A Pig Model of the Preterm Neonate: Anthropometric and Physiological Characteristics

Background and Aims Large animal models are an essential research tool to investigate the physiology of the preterm infant, which remains poorly understood. We aim to describe the pig model of the preterm neonate in terms of growth, maturation and requirement for intensive care over a range of gestational ages and determine the effects of maternal glucocorticoid exposure and sex. Methods Twenty-nine litters of piglets (N=305) were delivered by C-section at 91d, 94d, 97d, 100d, 104d and 113d (term 115d). Some litters received maternal betamethasone treatment (0.19mg/kg body wt; IM) at 48h and 24h prior to delivery. At 97d piglets were resuscitated, surfactant administered, and piglets were ventilated, sedated and monitored for 6–8h post-birth using standard NICU techniques. Results At 91d, piglets were half the weight of term animals, had fused eyelids, very thin skin, no hair, and survived a maximum of 3h due to difficulties with ventilation. At 97d piglets were able to be maintained for at least 6–8h but physiology was unstable for 1–2h. Piglets 100d and older breathed spontaneously. Only near term piglets were able to maintain body temperatures. Males were heavier than females at 113d gestation (p=0.021). Exposure to maternal glucocorticoids resulted in larger females and influenced brain:body wt. Conclusions The piglet provides a useful model of preterm neonatal physiology as very preterm piglets can be survived under standard intensive care conditions. The large litters allow for parallel experiments or the use of littermates as controls.

1131 Cardiovascular and Hormonal Responses to Hypoxic Stress in the Preterm Piglet

Background and Aims Immature control of the cardiovascular system may be a contributing factor to poor cardiovascular function and associated increases in mortality and morbidity in preterm infants. This study aimed to assess cardiovascular and hormonal responses to a mild hypoxic stress in newborn piglets. Methods Piglets were delivered by C-section at 97 and 113 days of gestation (term≈115d). An additional preterm group was exposed to maternal glucocorticoid treatment. Changes in mean arterial blood pressure (MAP), skin blood flow and plasma concentrations of adrenalin, noradrenalin, angiotensin II and cortisol were measured in response to acute hypoxia (4% O2 for 20min).
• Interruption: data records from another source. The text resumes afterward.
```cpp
template <typename T> static int32_t points_end_stuck(dzo_lbfgs_s *o, RingView view) {
    o->core.is_stuck = true;
    direction_pending(o, view);
    if (o->k > 0) {
        DZO_TRY(lbfgs_ensure_g(o, o->slot_of(0))); DZO_TRY(lbfgs_ensure_g(o, o->slot_of(1)));
        ring_gather_diff<T>(o, o->y_slot_v(o->slot_of(0)), o->y_slot_v(o->slot_of(1)), o->dg_lin);
    }
    ring_gather<T>(o, o->s_slot_v(o->newest), o->dx_lin);
    DZO_HIP(hipGetLastError());
    o->lin_stale = false;
    return DZO_OK;
// ... 30 lines not shown
    fp.obj_partials = c.problem->scratch;
    fp.changed = c.flag();
    fp.debug_skip = tune_int("DZO_TUNE_SP_DEBUG", 0);
    const int pass_k = pair_pass_k(o->m);
    void (*kern)(FusedParams<T>) = pass_k == 8 ? lbfgs_single_pass_kernel<T, 8>
                                   : pass_k == 16 ? lbfgs_single_pass_kernel<T, 16>
                                   : lbfgs_single_pass_kernel<T, 20>;
    if constexpr (std::is_same<T, double>::value) {
        if ((fp.debug_skip & 256) && o->m > 16) kern = lbfgs_single_pass_kernel<double, 20, true>;
    }
    const int grid = pass_grid(rows, (int64_t)ctx().cus * resident_blocks((const void *)kern), o->gram_grid, kPairPassGridCap);
    DZO_REQUIRE(fused_params_ok<T>(fp, true), DZO_ERR_STATE, "single-pass step: a null operand (ring %p, x %p, g %p, twins %p %p, d %p)",
                (void *)fp.ring, (const void *)fp.x, (const void *)fp.g, (void *)fp.x_out, (void *)fp.g_out, (void *)fp.d);
    double t = 1.0;
    for (int attempt = 0;; ++attempt) {
    fp.t = (T)t; fp.t_half = (T)round_to_dtype(c.dtype, t * 0.5);
    DZO_TRY(pass_trial_launch(c, kern, grid, 0, fp, attempt));
    DZO_TRY(gram_reduce_decide_launch(o, fp.k_next, fp.obj_partials, grid, nullptr));
    DZO_TRY(next_scalars_gated(o, fp.k_next));
    DZO_TRY(core_wait_decision(c));
    const int32_t status = c.host_status();
    if (attempt == 0) { c.last_trials = 0; o->single_pass_steps += 1; }
    if (status == 2) {
        c.is_stuck = true;
        if (o->lin_stale && o->k > 0) { ring_gather<T>(o, o->y_slot_v(o->newest), o->dg_lin); o->lin_stale = false; }
        DZO_HIP(hipMemcpyAsync(c.dx, c.x, (size_t)c.n * sizeof(T), hipMemcpyDeviceToDevice, c.stream));
        DZO_HIP(hipGetLastError());
        return DZO_OK;
    }
    c.last_trials += 1;
    if (status == 1) {
// ... 31 lines not shown
        DZO_PP(24, false, 2, true, 0) DZO_PP(16, false, 2, true, 0) DZO_PP(20, false, 2, true, 0) DZO_PP(12, false, 2, true, 0)
        DZO_PP(18, false, 1, false, 0) DZO_PP(20, false, 1, false, 0) DZO_PP(16, false, 1, false, 0) DZO_PP(14, false, 1, false, 0) DZO_PP(12, false, 1, false, 0) DZO_PP(10, false, 1, false, 0) DZO_PP(8, false, 1, false, 0) DZO_PP(6, false, 1, false, 0)
        DZO_PP(22, false, 2, false, 0) DZO_PP(24, false, 2, false, 0) DZO_PP(16, false, 2, false, 0) DZO_PP(20, false, 2, false, 0) DZO_PP(12, false, 2, false, 0) DZO_PP(8, false, 2, false, 0)
    } else {
        DZO_PP(8, true, 2, true, 0) DZO_PP(8, true, 2, false, 0) DZO_PP(8, true, 2, false, 1)
        DZO_PP(8, false, 1, false, 1) DZO_PP(12, false, 1, false, 1)
        DZO_PP(16, false, 2, false, 1) DZO_PP(20, false, 2, false, 1) DZO_PP(12, false, 2, false, 1)
        DZO_PP(8, false, 1, true, 0) DZO_PP(12, false, 1, true, 0)
        DZO_PP(16, false, 2, true, 0) DZO_PP(20, false, 2, true, 0) DZO_PP(12, false, 2, true, 0)
        DZO_PP(10, false, 1, false, 0) DZO_PP(12, false, 1, false, 0) DZO_PP(8, false, 1, false, 0) DZO_PP(6, false, 1, false, 0)
        DZO_PP(16, false, 2, false, 0) DZO_PP(20, false, 2, false, 0) DZO_PP(12, false, 2, false, 0) DZO_PP(8, false, 2, false, 0)
    }
#undef DZO_PP
    return nullptr;
}
template <typename T> static void (*point_pass_kernel_for(dzo_lbfgs_s *o, bool first))(FusedParams<T>) {
    return point_pass_kernel_of<T>(point_pass_variant(o->m, o->core.dtype, point_one_set(o->m, o->core.dtype, o->point_sets),
                                                      o->ring_dec.any(), o->ring_obj, first));
}

template <typename T> static int32_t lbfgs_materialize_d_t(dzo_lbfgs_s *o) {
    OptCore &c = o->core;
    hipStream_t s = c.stream;
    FusedParams<T> fp;
    fused_fill_params<T>(o, fp, o->dview_k, o->dview_newest);
    fp.k_next = 1; fp.t = (T)1; fp.t_half = (T)0.5;
    fp.store_d = 1;
    fp.debug_skip = 1 | 64;
    fp.stage_rows = 1;
    void (*kern)(FusedParams<T>) = point_pass_kernel_for<T>(o, false);
    DZO_REQUIRE(kern, DZO_ERR_STATE, "direction on demand: no point-pass kernel for history_length %d", o->m);
    const int grid = points_grid<T>(o, kern);
    DZO_REQUIRE(fused_params_ok<T>(fp, false), DZO_ERR_STATE, "direction on demand: a null operand (ring %p, d %p)", (void *)fp.ring, (void *)fp.d);
    {
        DZO_TIMED("lbfgs_direction_on_demand", s);
        hipLaunchKernelGGL(kern, dim3(grid), dim3(kBlock), 0, s, fp);
    }
    DZO_HIP(hipMemsetAsync(c.flag(), 0, sizeof(int32_t), s));
    c.flag_armed = true;
    DZO_HIP(hipGetLastError());
    o->d_stale = false;
// ... 35 lines not shown
        o->stage_kern = (const void *)kern; o->stage_bytes = stage_bytes;
    }
    if (o->stage_small && fp.stage_rows > point_stage_small_rows(pl.stage_tiles)) {
        fp.stage_rows = point_stage_small_rows(pl.stage_tiles);
        stage_bytes = point_stage_bytes(fp.stage_rows, pl.stage_tiles);
    }
    const int grid = points_grid<T>(o, kern, stage_bytes);
    const int pgrid = grid;
    DZO_REQUIRE(fused_params_ok<T>(fp, false), DZO_ERR_STATE, "point pass: a null operand (ring %p, d %p, scalars %p %p %p)",
                (void *)fp.ring, (void *)fp.d, (const void *)fp.alpha, (const void *)fp.coef, (const void *)fp.scale);
    o->d_stale = false;
    const RingView view{k, o->newest};
    const double *l2_partials = o->ring_dec.l2 != 0.0 ? fp.obj_partials + 2 * pgrid : nullptr;
    c.last_trials = 0;
    o->single_pass_steps += 1;
    int64_t halvings = 0;
    double t = 1.0;
    for (int attempt = 0;; ++attempt) {
        fp.t = (T)t; fp.t_half = (T)round_to_dtype(c.dtype, t * 0.5);
        DZO_TRY(pass_trial_launch(c, kern, grid, stage_bytes, fp, attempt));
        DZO_TRY(gram_reduce_decide_launch(o, fp.k_next, fp.obj_partials, pgrid, l2_partials));
        DZO_TRY(next_scalars_gated(o, fp.k_next));
        DZO_TRY(core_wait_decision(c));
        const int32_t status = c.host_status();
        if (status == 2) return points_end_stuck<T>(o, view);
        c.last_trials += 1;
        if (status == 1) {
            return points_accept(o, view, round_to_dtype(c.dtype, c.host[0]), (k == 0) || DZO_PP_REGRAD == 0);
        }
        if (attempt == 0) o->single_pass_rejections += 1;
        auto halve = [&]() -> bool {
            t = round_to_dtype(c.dtype, t * 0.5);
            return !(c.max_halvings > 0 && ++halvings >= c.max_halvings);
        };
        bool go_on = halve();
        const double f_half = round_to_dtype(c.dtype, c.host[1]);
        if (go_on && !(f_half < c.f)) {
            c.last_trials += 1;
            go_on = halve();
        }
        if (!go_on) return points_end_stuck<T>(o, view);
        o->single_pass_retries += 1;
    }
}

template <typename T> static void lse_fill_params(dzo_lbfgs_s *o, LseParams<T> &lp, int k, int view_newest) {
    OptCore &c = o->core;
    memset(&lp, 0, sizeof(lp));
    lp.n = c.n; lp.k = k; lp.k_next = k < o->m ? k + 1 : o->m;
// ... 292 lines not shown
int32_t dzo_lbfgs_destroy(dzo_lbfgs_t o) {
    if (!o) return DZO_OK;
    DeviceScope scope(o->device);
    if (o->core.stream && o->x_user) (void)lbfgs_settle(o);
    unsettled_retire(o);
    if (o->core.stream) (void)hipStreamSynchronize(o->core.stream);
    if (o->S) (void)hipFree(o->S);
    if (o->d_alloc) (void)hipFree(o->d_alloc);
    if (o->twin_slab) (void)hipFree(o->twin_slab);
    if (o->dx_lin) (void)hipFree(o->dx_lin);
    if (o->dg_lin) (void)hipFree(o->dg_lin);
    if (o->export_slab) (void)hipFree(o->export_slab);
    if (o->xt) (void)hipFree(o->xt);
    if (o->gt) (void)hipFree(o->gt);
    if (o->gram_ticket) (void)hipFree(o->gram_ticket);
    core_free(o->core);
    delete o;
    return DZO_OK;
}

int32_t dzo_lbfgs_create_callbacks(dzo_constraint_fn constraint, dzo_objective_fn objective, dzo_gradient_fn gradient,
                                   void *cb_ctx, int64_t n, int32_t history_length, int32_t dtype, void *x_dev,
                                   double initial_step_length, dzo_lbfgs_t *out) {
    DZO_TRY(require_init());
    DZO_REQUIRE(objective && gradient && x_dev && out, DZO_ERR_INVALID, "null argument");
    DZO_REQUIRE(dtype == DZO_F32 || dtype == DZO_F64, DZO_ERR_INVALID, "bad dtype %d", dtype);
    DZO_TRY(require_same_backend("LBFGSOptimizer", "src/DZOptimization.jl:410,420", x_dev, "initial_point", nullptr, ""));
    if (constraint) DZO_REQUIRE(constraint(cb_ctx, x_dev) != 0, DZO_ERR_ASSERT,
                                "@assert constraint_function!(initial_point) (src/DZOptimization.jl:412-414)");
    const double f0 = objective(cb_ctx, x_dev);
// ... 148 lines not shown
    switch (what) {
    case 0: *value = o->core.is_stuck ? 1 : 0; break;
    case 1: *value = o->core.iteration_count; break;
    case 2: *value = o->core.n; break;
    case 3: *value = o->m; break;
    case 4: *value = o->k; break;
    case 5: *value = o->core.last_trials; break;
    case 6: *value = o->mode; break;
    case 7: *value = o->core.dtype; break;
    case 8: *value = o->history_resets; break;
    case 9: *value = o->descent_resets; break;
    case 10: *value = o->last_step_kind; break;
    case 11: *value = o->single_pass_steps; break;
    case 12: *value = o->single_pass_rejections; break;
    case 13: *value = o->single_pass_retries; break;
    case 14: *value = o->points ? 2 : (o->blocked ? 1 : 0); break;
    case 15: *value = o->blocked ? (o->tile_stride == kTileBytes ? 1 : 2) : 0; break;
    case 16: *value = (o->points && DZO_PP_REGRAD != 0) ? 1 : 0; break;
    case 18: *value = o->host_write_checks; break;
    case 17: { int sets = 0; if (o->points) { sets = point_one_set(o->m, o->core.dtype, o->point_sets) ? 1 : 2; } *value = sets; break; }
    default: set_error("dzo_lbfgs_get_i: unknown field %d", what); return DZO_ERR_INVALID;
    }
    return DZO_OK;
}

int32_t dzo_lbfgs_get_s(dzo_lbfgs_t o, int32_t what, double *value) {
    DZO_REQUIRE(o && value, DZO_ERR_INVALID, "null argument");
    DZO_REQUIRE(what >= 0 && what <= 2, DZO_ERR_INVALID, "unknown field %d", what);
    *value = what == 0 ? o->core.f : what == 1 ? o->core.df : o->last_step_length;
    return DZO_OK;
// ... 11 lines not shown
    DZO_REQUIRE(o, DZO_ERR_INVALID, "null optimizer");
    DZO_REQUIRE(kind == DZO_LINE_SEARCH_BACKTRACKING || kind == DZO_LINE_SEARCH_WOLFE, DZO_ERR_INVALID,
                "unknown line search %d", kind);
    DZO_REQUIRE(!(c1 > 0 && c2 > 0) || c1 < c2, DZO_ERR_INVALID, "Wolfe constants need 0 < c1 < c2 < 1");
    DZO_REQUIRE(c2 < 1.0, DZO_ERR_INVALID, "Wolfe constants need 0 < c1 < c2 < 1");
    DeviceScope scope(o->device);
    o->line_search = kind;
    if (c1 > 0) o->wolfe_c1 = round_to_dtype(o->core.dtype, c1);
    if (c2 > 0) o->wolfe_c2 = round_to_dtype(o->core.dtype, c2);
    if (max_evals > 0) o->wolfe_max_evals = max_evals;
    return DZO_OK;
}

int32_t dzo_lbfgs_set_s(dzo_lbfgs_t o, int32_t what, double value) {
    DZO_REQUIRE(o, DZO_ERR_INVALID, "null optimizer");
    DZO_REQUIRE(what >= 0 && what <= 2, DZO_ERR_INVALID, "unknown field %d", what);
    (what == 0 ? o->core.f : what == 1 ? o->core.df : o->last_step_length) = round_to_dtype(o->core.dtype, value);
    return DZO_OK;
}

int32_t dzo_lbfgs_set_stuck(dzo_lbfgs_t o, int32_t is_stuck) {
    DZO_REQUIRE(o, DZO_ERR_INVALID, "null optimizer");
    o->core.is_stuck = is_stuck != 0;
    return DZO_OK;
}

static int32_t lbfgs_field_ptr(dzo_lbfgs_t o, int32_t what, int32_t idx, bool hand_out, void **ptr_dev) {
    DZO_TRY(lbfgs_settle(o, hand_out));
    if (what == 1 || what == 3) DZO_TRY(lbfgs_refresh_lin(o));
    if (what == 4) DZO_TRY(lbfgs_materialize_d(o));
    if ((what == 5 || what == 6) && o->blocked) {
// ... 221 lines not shown
```

### dzoptimization.jl_amd/csrc/dzo_lbfgs_plan.h

```cpp
#pragma once

#include <cstddef>
#include <cstdint>

#include "../../include/dzo.h"

namespace dzo {

constexpr int kPlanWaves = 4, kPlanMaxHistory = 64, kPlanMaxPartialBlocks = 2048;
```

Results Preterm piglets were less likely to exhibit a mature cardiovascular compensatory response to hypoxia (increased MAP and reduced skin blood flow) than term piglets. Plasma adrenalin and noradrenalin concentrations at the end of hypoxia were increased in all groups and were 2–3 fold higher in preterm pigs than in term pigs (P<0.05). Plasma cortisol levels were increased at the end of hypoxia in term piglets (P<0.05) but not in preterm or glucocorticoid exposed preterm piglets. Angiotensin II levels were reduced in glucocorticoid exposed preterm piglets compared to untreated preterm piglets (P<0.05). Conclusions The reduced cardiovascular compensatory response to hypoxia in preterm pigs is not the result of reduced plasma levels of catecholamines during hypoxia. Low levels of angiotensin II in glucocorticoid exposed preterm piglets may contribute to poor control of skin blood flow during hypoxia.